人们一开始或许会期待,mimesis[ 模仿] 不可能是希腊化时期的王者哲学唯一的原理,这种原理从古代一直影响到中世纪。可是很遗憾——倘若几种晚近的研究没有被忽略的话——中世纪史学迄今几乎完全无视这些新发现的希腊化时期的王者镜鉴,这是他们自己的损失。一个例外是阿图尔·施泰因温特(1888—1959),作为法史学家,他探究了νόμος ἔμψυχος[ 活的法律] 概念及其历史,利用了斯托拜欧斯残篇和古迪纳夫的研究,自然而然也考虑了近来多次被讨论的忒米斯提乌斯(Themistius,约317—388[ 译按] 罗马帝国时期哲学家、演说家、政治家)的演说,这些演说的惯用语(Topos)进入了拜占庭的演说术,恰如厄乌色比欧斯的惯用语进入了拜占庭具有神学色彩的政治学说。在西方,对皇帝作为lex animata[ 活的法律] 的中保的学说而言,弗里德里希二世具有极为重要的地位,可想而知,这恰恰来自相关概念曾经毫无异议的传承:查士丁尼几乎逐字逐句地将忒米斯提乌斯的影响吸纳到他的《新律》(Novelle)第105 条。后来,通过复兴罗马法研究,lex animate[ 活的法律] 学说在十二世纪、尤其十三世纪再次发挥影响,间接通过这种方式的还有希腊化时期统治者中保角色的学说。“法学时代”的释义法学家和演说家都无法避免去探究如下观念,即“神将统治者作为活的法律派给人”。
二
不过,与lex animate[活的法律]学说相关的是,另外一个惯用语也值得注意。弗里德里希二世的首席书记官彼得·维尼亚(Petrus de Vinea,1190—1249)在其长篇颂词中这样称其主上弗里德里希二世:
pacatoriustissimus...quem supremi manus opificis formavit in hominem, ut tot rerum habenas flecteret et cuncta sub iuris ordine limitaret.
最正义的治理者……那位至高工匠之手将其塑造为人,使其能够支配万物的运行,并将一切置于法律之下。
毕达哥拉斯主义者厄克梵托斯(Ekphantos[译按]生卒不详,生活于约公元前四世纪)在《论王权》(Peri basileias)一书中观察了宇宙的各个区域,这种观察以更佳的传承见于深奥的《宇宙的少女》(Kore kosmou)。
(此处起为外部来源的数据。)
__device__ __forceinline__ bool voc_state_differs(const double *__restrict__ a, const double *__restrict__ r,
                                                  int nfilt, int ntaps, double tol, int lane, double *md_out,
                                                  double *mr_out)
{
    double md = 0.0, mr = 0.0;
    const int urow = nfilt - 76;
    const int tpl = urow / 64;
    for (int k = lane; k < nfilt; k += 64) {
        if (ntaps < 0) {
        } else if (k < urow) {
            const int ln = k & 63, kk = k >> 6;
            if (ln >= kGroups * kPade || (ln % kGroups) * tpl + kk >= ntaps)
                continue;
        } else if (k < urow + 64 && ((k - urow) % kGroups != 0 || (k - urow) >= kGroups * kPade)) {
            continue;
        }
        const double x = a[k], y = r[k];
        md = fmax(md, fabs(x - y));
        mr = fmax(mr, fabs(y));
        if (!(x == x) || !(y == y))
            md = 1e300;
    }
    for (int o = 32; o > 0; o >>= 1) {
        md = fmax(md, __shfl_xor(md, o));
        mr = fmax(mr, __shfl_xor(mr, o));
    }
    *md_out = md;
    *mr_out = mr;
    return md > tol * mr && md > 1e-300;
}

__global__ __launch_bounds__(64) void k_voc_verify(const VocWork *__restrict__ work, uint32_t n_items,
                                                    int nfilt , int ntaps, double tol,
                                                    uint8_t *bad, uint32_t *n_bad)
{
    const uint32_t i = blockIdx.x;
    if (i >= n_items)
        return;
    const VocWork wk = work[i];
    const int lane = threadIdx.x;
    if (!wk.save_warm || i == 0) {
        if (lane == 0)
            bad[i] = 0;
        return;
    }
    double md, mr;
    const bool isbad = voc_state_differs(wk.save_warm, work[i - 1].save_end, nfilt, ntaps, tol, lane, &md, &mr);
    if (lane == 0) {
        bad[i] = isbad;
        if (isbad)
            atomicAdd(n_bad, 1u);
#ifdef JB_VERIFY_DEBUG
        if (isbad)
            printf("handoff item %u utt %u t_out %u: max|diff| %.3e max|state| %.3e ratio %.3e\n", i, wk.utt,
                   wk.t_out, md, mr, md / mr);
#endif
    }
}

__global__ __launch_bounds__(64) void k_voc_verify_pairs(const double *const *__restrict__ pairs, uint32_t n_pairs,
                                                          int nfilt, int ntaps, double tol, uint8_t *bad,
                                                          uint32_t *n_bad)
{
    const uint32_t i = blockIdx.x;
    if (i >= n_pairs)
        return;
    const int lane = threadIdx.x;
    double md, mr;
    const bool isbad = voc_state_differs(pairs[2 * i], pairs[2 * i + 1], nfilt, ntaps, tol, lane, &md, &mr);
    if (lane == 0) {
        bad[i] = isbad;
        if (isbad)
            atomicAdd(n_bad, 1u);
#ifdef JB_VERIFY_DEBUG
        printf("state pair %u: max|diff| %.3e max|state| %.3e %s\n", i, md, mr, isbad ? "FAIL" : "ok");
#endif
    }
}

static int tpl_for(int nmcp)
{
    int M = nmcp - 1;
    int tpl = (M + kGroups - 1) / kGroups;
    return tpl < 1 ? 1 : tpl;
}

int vocoder_state_doubles(int nmcp) { return voc_state_doubles(tpl_for(nmcp)); }

hipError_t launch_pitch(const BatchDev &bd, const VocDev &vd, hipStream_t stream)
{
    if (bd.B == 0 || bd.maxT == 0)
        return hipSuccess;
    dim3 grid((bd.maxT + 255) / 256, bd.B), block(256);
    hipLaunchKernelGGL(k_pitch, grid, block, 0, stream, bd, vd);
    return hipGetLastError();
}

hipError_t launch_mc2b(const BatchDev &bd, const VocDev &vd, hipStream_t stream)
{
    if (bd.B == 0 || bd.maxT == 0)
        return hipSuccess;
    dim3 grid((bd.maxT + kMc2bFrames - 1) / kMc2bFrames, bd.B), block(kMc2bFrames);
    hipLaunchKernelGGL(k_mc2b, grid, block, 0, stream, bd, vd);
    return hipGetLastError();
}

static int current_device_cus()
{
    static int cus_of[64] = {0};
    int dev = 0, cus = 0;
    if (hipGetDevice(&dev) != hipSuccess || dev < 0 || dev >= 64)
        return 0;
    if ((cus = cus_of[dev]) == 0) {
        if (hipDeviceGetAttribute(&cus, hipDeviceAttributeMultiprocessorCount, dev) != hipSuccess || cus <= 0)
            return 0;
        cus_of[dev] = cus;
    }
    return cus;
}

各个区域各由一位统治者统治,他们在各自的神性范围里最为接近。在天堂区域施行统治的是诸神自己,太阳神在以太里统治着星辰,月神在大气领域统治着鬼魂。
在我们的尘世上,人虽然是最优的生物,但更为神性的是王者,他在所有人共有的人性里占有大部分的更好事物。
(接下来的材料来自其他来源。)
hipError_t launch_build_pyramid(hipStream_t st, uint8_t *pyr, const PyrDesc &d, int B, const unsigned long long *dark_l0, int first_level)
{
    for (int l = first_level; l + 1 < ROAM_PYR_LEVELS; l++) {
        const int w = d.w[l], h = d.h[l], dw = d.w[l + 1], dh = d.h[l + 1];
        if (l + 2 < ROAM_PYR_LEVELS && (w & 3) == 0 && w >= 64 && w <= PF_MAXW && (dw & 1) == 0 && h >= 16 && dh >= 8 &&
            (d.lane_stride & 3) == 0 && (d.off[l] & 3) == 0 && (d.off[l + 1] & 1) == 0 && (reinterpret_cast<uintptr_t>(pyr) & 3) == 0) {
            const int dw2 = d.w[l + 2], dh2 = d.h[l + 2];
            if (w >= PG_MINW && w <= PG_MAXW) {
                const int bands = (dh2 + PG_CC - 1) / PG_CC;
                hipLaunchKernelGGL(pyr_down2_wave_kernel, dim3((bands + 3) / 4, B), dim3(256), 0, st, pyr + d.off[l], d.lane_stride, w, h,
                                   pyr + d.off[l + 1], d.lane_stride, dw, dh, pyr + d.off[l + 2], d.lane_stride, dw2, dh2, bands);
            } else {
                dim3 grid((dh2 + PF_CC - 1) / PF_CC, B);
                hipLaunchKernelGGL(pyr_down2_rows_kernel, grid, dim3(256), 0, st, pyr + d.off[l], d.lane_stride, w, h,
                                   pyr + d.off[l + 1], d.lane_stride, dw, dh, pyr + d.off[l + 2], d.lane_stride, dw2, dh2);
            }
            hipError_t e = hipGetLastError();
            if (e != hipSuccess) return e;
            l++;
            continue;
        }
        hipError_t e = launch_pyr_down(st, pyr + d.off[l], d.lane_stride, w, h, pyr + d.off[l + 1], d.lane_stride, B, l == 0 ? dark_l0 : nullptr);
        if (e != hipSuccess) return e;
    }
    return hipSuccess;
}

#define KW 15
#define W_BITS 14
#define DESCALE(x, n) (((x) + (1 << ((n) - 1))) >> (n))

__device__ __forceinline__ long long wave_sum_rows_i32(int v)
{
    v += __builtin_amdgcn_update_dpp(0, v, 0xB1, 0xf, 0xf, false);
    v += __builtin_amdgcn_update_dpp(0, v, 0x4E, 0xf, 0xf, false);
    v += __builtin_amdgcn_update_dpp(0, v, 0x141, 0xf, 0xf, false);
    v += __builtin_amdgcn_update_dpp(0, v, 0x140, 0xf, 0xf, false);
    return ((long long)__builtin_amdgcn_readlane(v, 0) + (long long)__builtin_amdgcn_readlane(v, 16)) +
           ((long long)__builtin_amdgcn_readlane(v, 32) + (long long)__builtin_amdgcn_readlane(v, 48));
}

typedef uint32_t u32_a1 __attribute__((aligned(1)));

__device__ __forceinline__ void load_j_tile(const uint8_t *__restrict__ J, int w, int h, int tx0, int ty0, int lane,
                                            uint8_t (*Jt8)[36])
{
    if (tx0 >= 0 && tx0 + 32 <= w && ty0 >= 0 && ty0 + 32 <= h) {
#pragma unroll
        for (int i = lane; i < 32 * 8; i += 64) {
            const int y = i >> 3, c4 = (i & 7) * 4;
            *reinterpret_cast<uint32_t *>(&Jt8[y][c4]) = *reinterpret_cast<const u32_a1 *>(J + (int64_t)(ty0 + y) * w + (tx0 + c4));
        }
    } else {
        for (int i = lane; i < 32 * 8; i += 64) {
            const int y = i >> 3, c4 = (i & 7) * 4;
            const uint8_t *jr = J + (int64_t)reflect101(ty0 + y, h) * w;
            const uint32_t pk = (uint32_t)jr[reflect101(tx0 + c4, w)] | ((uint32_t)jr[reflect101(tx0 + c4 + 1, w)] << 8) |
                                ((uint32_t)jr[reflect101(tx0 + c4 + 2, w)] << 16) | ((uint32_t)jr[reflect101(tx0 + c4 + 3, w)] << 24);
            *reinterpret_cast<uint32_t *>(&Jt8[y][c4]) = pk;
        }
    }
}

__device__ __forceinline__ void bilin_weights(float a, float b, int &iw00, int &iw01, int &iw10, int &iw11)
{
    const float S = (float)(1 << W_BITS);
    const float na = __fsub_rn(1.f, a), nb = __fsub_rn(1.f, b);
    iw00 = __float2int_rn(__fmul_rn(__fmul_rn(na, nb), S));
    iw01 = __float2int_rn(__fmul_rn(__fmul_rn(a, nb), S));
    iw10 = __float2int_rn(__fmul_rn(__fmul_rn(na, b), S));
    iw11 = (1 << W_BITS) - iw00 - iw01 - iw10;
}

王者与其他人相似的是他的肉身,因为他也是用相同物质所造就。但他由至高的工匠塑造,是后者以自身为榜样所造就。
因此,王者是唯一可以领悟到更高王者的造物。既然他从一开始就熟悉其塑造者,对被他所统治的人而言,他就是人们在他的王国所看到的那样,一如在光里所看到的那样。
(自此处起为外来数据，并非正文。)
# amankhullar/MMBiDAF

Measured on NVIDIA B200. Metric: mmbidaf_train_videos_per_s, higher is better.
Workload: dtype bf16 tcgen05 BiDAF + tf32 library GEMMs, fp32 accumulate / soft-max / LSTM

## Files before the change

### include/mmbidaf_b200.h

```cpp
#ifndef MMBIDAF_B200_H_
#define MMBIDAF_B200_H_

#include <stddef.h>
#include <stdint.h>

#ifdef __cplusplus
extern "C" {
#endif

#if defined(__GNUC__)
#define MMB_API __attribute__((visibility("default")))
#else
#define MMB_API
#endif

typedef void* mmb_stream_t;

enum mmb_status {
  MMB_OK = 0,
  MMB_ERR_INVALID = 1,
  MMB_ERR_UNSUPPORTED = 2,
  MMB_ERR_CUDA = 3
};

// ... 82 lines not shown
                                               const float* out_wt, const float* out_b, const float* emb_text, const float* h0,
                                               const uint8_t* mask, const int32_t* text_len, long long* tokens, int32_t* parents,
                                               float* scores, float* probs, long long* best, int32_t* path, int B, int Lt, int D, int H,
                                               int E, int M, int K, int S, int no_repeat, int min_sentences, mmb_stream_t stream);
MMB_API int mmb_decoder_beam_sample_fused(const float* proj_a, const float* proj_i, const float* enc_a, const float* enc_i,
                                          const float* Wh4t, const float* bh4, const float* v1, const float* wc1, const float* v2,
                                          const float* wc2, const float* v1b, const float* v2b, const float* Wb13t, const float* vb1,
                                          const float* vb2, const float* vb1b, const float* vb2b, const float* Wcatt, const float* bcat,
                                          const float* out_wt, const float* out_b, const float* emb_text, const float* h0,
                                          const uint8_t* mask, const int32_t* text_len, const unsigned long long* key, long long* tokens,
                                          int32_t* parents, float* scores, float* probs, float* phi, float* keys, long long* paths,
                                          int32_t* path_slots, float* kappa, int B, int Lt, int D, int H, int E, int M, int K, int S,
                                          float T, int no_repeat, int min_sentences, mmb_stream_t stream);
MMB_API int mmb_decoder_sample_fused(const float* proj_a, const float* proj_i, const float* enc_a, const float* enc_i,
                                     const float* Wh4t, const float* bh4, const float* v1, const float* wc1, const float* v2,
                                     const float* wc2, const float* v1b, const float* v2b, const float* Wb13t, const float* vb1,
                                     const float* vb2, const float* vb1b, const float* vb2b, const float* Wcatt, const float* bcat,
                                     const float* out_wt, const float* out_b, const float* emb_text, const float* h0,
                                     const uint8_t* mask, const int32_t* text_len, const unsigned long long* key, float* probs,
                                     long long* tokens, int B, int Lt, int D, int H, int E, int M, int S, int N, float T, int top_k,
                                     int no_repeat, int min_sentences, mmb_stream_t stream);
MMB_API int mmb_sample_pick(const float* probs, const uint8_t* eligible, const unsigned long long* key, const int32_t* row_base, int R,
                            int M, int S, int s, int N, float T, int top_k, long long* picks, mmb_stream_t stream);
MMB_API int mmb_decoder_sample_nucleus_fused(const float* proj_a, const float* proj_i, const float* enc_a, const float* enc_i,
                                             const float* Wh4t, const float* bh4, const float* v1, const float* wc1, const float* v2,
                                             const float* wc2, const float* v1b, const float* v2b, const float* Wb13t, const float* vb1,
                                             const float* vb2, const float* vb1b, const float* vb2b, const float* Wcatt, const float* bcat,
                                             const float* out_wt, const float* out_b, const float* emb_text, const float* h0,
                                             const uint8_t* mask, const int32_t* text_len, const unsigned long long* key, float* probs,
                                             long long* tokens, int B, int Lt, int D, int H, int E, int M, int S, int N, float T,
                                             int top_k, int no_repeat, int min_sentences, float top_p, mmb_stream_t stream);
MMB_API int mmb_sample_pick_nucleus(const float* probs, const uint8_t* eligible, const unsigned long long* key, const int32_t* row_base,
                                    int R, int M, int S, int s, int N, float T, int top_k, long long* picks, float top_p,
                                    mmb_stream_t stream);
MMB_API int mmb_greedy_select(const long long* argmax, const int32_t* text_len, int32_t* sel, int32_t* count, int B, int S,
                              mmb_stream_t stream);

MMB_API int mmb_decoder_attn_fwd(const float* proj_a, const float* proj_i, const float* enc_a, const float* enc_i,
                                 const float* hw, const float* coverage, const float* v1, const float* wc1,
                                 const float* v2, const float* wc2, const float* v1b, const float* v2b, float* p,
                                 float* stats, float* ctxp, float* ctx12, float* scale, int* counters, int B, int Lt, int D,
                                 int nch, mmb_stream_t stream);
MMB_API int mmb_decoder_attn_finish(const float* pb, const float* hw, const float* ctx12, const float* scale,
                                    const float* coverage, const float* sent, const float* h, const float* vb1,
                                    const float* vb2, const float* vb1b, const float* vb2b, float* p_alpha, float* xcat,
                                    float* att_cov, float* cov_out, float* beta, float* cov_loss, int B, int Lt, int D,
                                    int E, int H, int nch, mmb_stream_t stream);
MMB_API int mmb_decoder_cell_fwd(float* gates, const float* cell, float* h_out, float* cell_out, int B, int H,
                                 mmb_stream_t stream);
MMB_API int mmb_decoder_out_softmax(float* logits, const uint8_t* mask, long long* argmax, const long long* target,
                                    float* nll, int B, int M, mmb_stream_t stream);

MMB_API int mmb_decoder_bwd_head(const float* probs, const float* d_probs, const long long* target, const float* g_nll,
                                 const float* g_cov, const float* out_w, const float* gates, const float* cell_in,
                                 const float* cell_out, const float* d_h_out, const float* d_cell_out, const float* Wcat_ctx,
                                 const float* d_att_cov, const float* d_cov_out, const float* alpha, const float* beta,
                                 const float* ctx12, const float* pb, const float* hw, const float* vb1, const float* vb2,
                                 const float* att, const float* cov_out, const float* Wb13, float* d_logits, int ldd, float* d_gates,
                                 int ldg, float* d_cell, float* datt, float* dcov_tot, float* d_pre_b, float* d_ctx12, float* vec_acc,
                                 float* scal_acc, int B, int Lt, int D, int H, int M, mmb_stream_t stream);
MMB_API int mmb_decoder_out_softmax_bwd(const float* probs, const float* d_probs, const long long* target,
                                        const float* g_nll, float* d_logits, int ldd, int B, int M, mmb_stream_t stream);
MMB_API int mmb_decoder_cell_bwd(float* gates, const float* cell_in, const float* cell_out, const float* d_h,
                                 const float* d_h2, const float* d_cell_out, float* d_gates, int ldg, float* d_cell,
                                 int B, int H, mmb_stream_t stream);
MMB_API int mmb_decoder_attn_finish_bwd(const float* d_xcat, int ldx, const float* d_att_cov, const float* d_cov_out,
                                        const float* alpha, const float* beta, const float* ctx12, const float* pb,
                                        const float* hw, const float* vb1, const float* vb2, float* datt, float* d_pre_b,
                                        float* d_ctx12, float* vec_acc, float* scal_acc, const float* att_cov,
                                        const float* cov_out, const float* g_cov, float* dcov_tot, int B, int Lt, int D,
                                        mmb_stream_t stream);
MMB_API int mmb_decoder_step_fused_bwd(const float* probs, const float* d_probs, const long long* target, const float* g_nll,
                                       const float* g_cov, const float* out_w, const float* gates, const float* cell_in,
                                       const float* cell_out, const float* d_h_out, const float* d_cell_out, const float* Wcat_ctx,
                                       const float* d_att_cov, const float* d_cov_out, const float* alpha, const float* beta,
                                       const float* ctx12, const float* pb, const float* hw, const float* vb1, const float* vb2,
                                       const float* att, const float* cov_out, const float* Wb13, float* d_logits, int ldd,
                                       float* d_gates, int ldg, float* d_cell, float* datt, float* dcov_tot, float* d_pre_b,
                                       float* d_ctx12, float* vec_acc, float* scal_acc, const float* proj_a, const float* proj_i,
                                       const float* enc_a, const float* enc_i, const float* coverage, const float* v1, const float* wc1,
                                       const float* v2, const float* wc2, float* d_proj_a, float* d_proj_i, float* d_cov,
                                       const float* Wh_stack, float* d_h, int B, int Lt, int D, int H, int M, mmb_stream_t stream);

MMB_API int mmb_decoder_attn_bwd(const float* proj_a, const float* proj_i, const float* enc_a, const float* enc_i,
                                 const float* hw, const float* coverage, const float* alpha, const float* beta,
                                 const float* datt, const float* d_ctx12, const float* d_cov_out, const float* d_pre_b,
                                 const float* v1, const float* wc1, const float* v2, const float* wc2, float* d_alpha,
                                 float* spart, float* d_proj_a, float* d_proj_i, float* d_cov, float* colp, float* separt,
                                 float* d_hw4, int ldhw, float* vec_acc, float* scal_acc, int* counters, int B, int Lt,
                                 int D, int nch, mmb_stream_t stream);

MMB_API int mmb_masked_softmax_fwd(const float* x, const uint8_t* mask, float* y, long long rows, int n, int log_mode,
                                   mmb_stream_t stream);
MMB_API int mmb_masked_softmax_bwd(const float* y, const float* dy, const uint8_t* mask, float* dx, long long rows,
                                   int n, int log_mode, mmb_stream_t stream);

MMB_API int mmb_highway_fwd(const float* pre, const float* x, float* y, long long n, int H, mmb_stream_t stream);
MMB_API int mmb_highway_bwd(const float* pre, const float* x, const float* dy, float* d_pre, float* dx_direct,
                            long long n, int H, mmb_stream_t stream);

MMB_API int mmb_length_plan(const int32_t* lengths, uint8_t* mask, uint8_t* dec_mask, int32_t* order, int B, int L, int M,
                            mmb_stream_t stream);

MMB_API int mmb_col_sum_blocks(long long n, int p);
MMB_API int mmb_col_sum(const float* a, float* partial, float* out, long long n, int p, mmb_stream_t stream);
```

毕达哥拉斯主义的王者论说十分清晰地表达出王者中保学说,它同样围绕弗里德里希二世再次出现;但无论在这里还是别处,这一学说都没有得到进一步深入探讨。不过,有关亲自塑造王者的神性匠人的关键语句在内容上与维尼亚的颂词完全一致。
可是,维尼亚如何想到以如此惊人的相似性来重复厄克梵托斯的思想?原则上需要考虑两种可能:要么维尼亚有过相同的想法,并且用近乎圣经的语言将其表达出来;要么需要考虑一种间接的传承,因为维尼亚本人可能并不熟悉斯托拜欧斯残篇。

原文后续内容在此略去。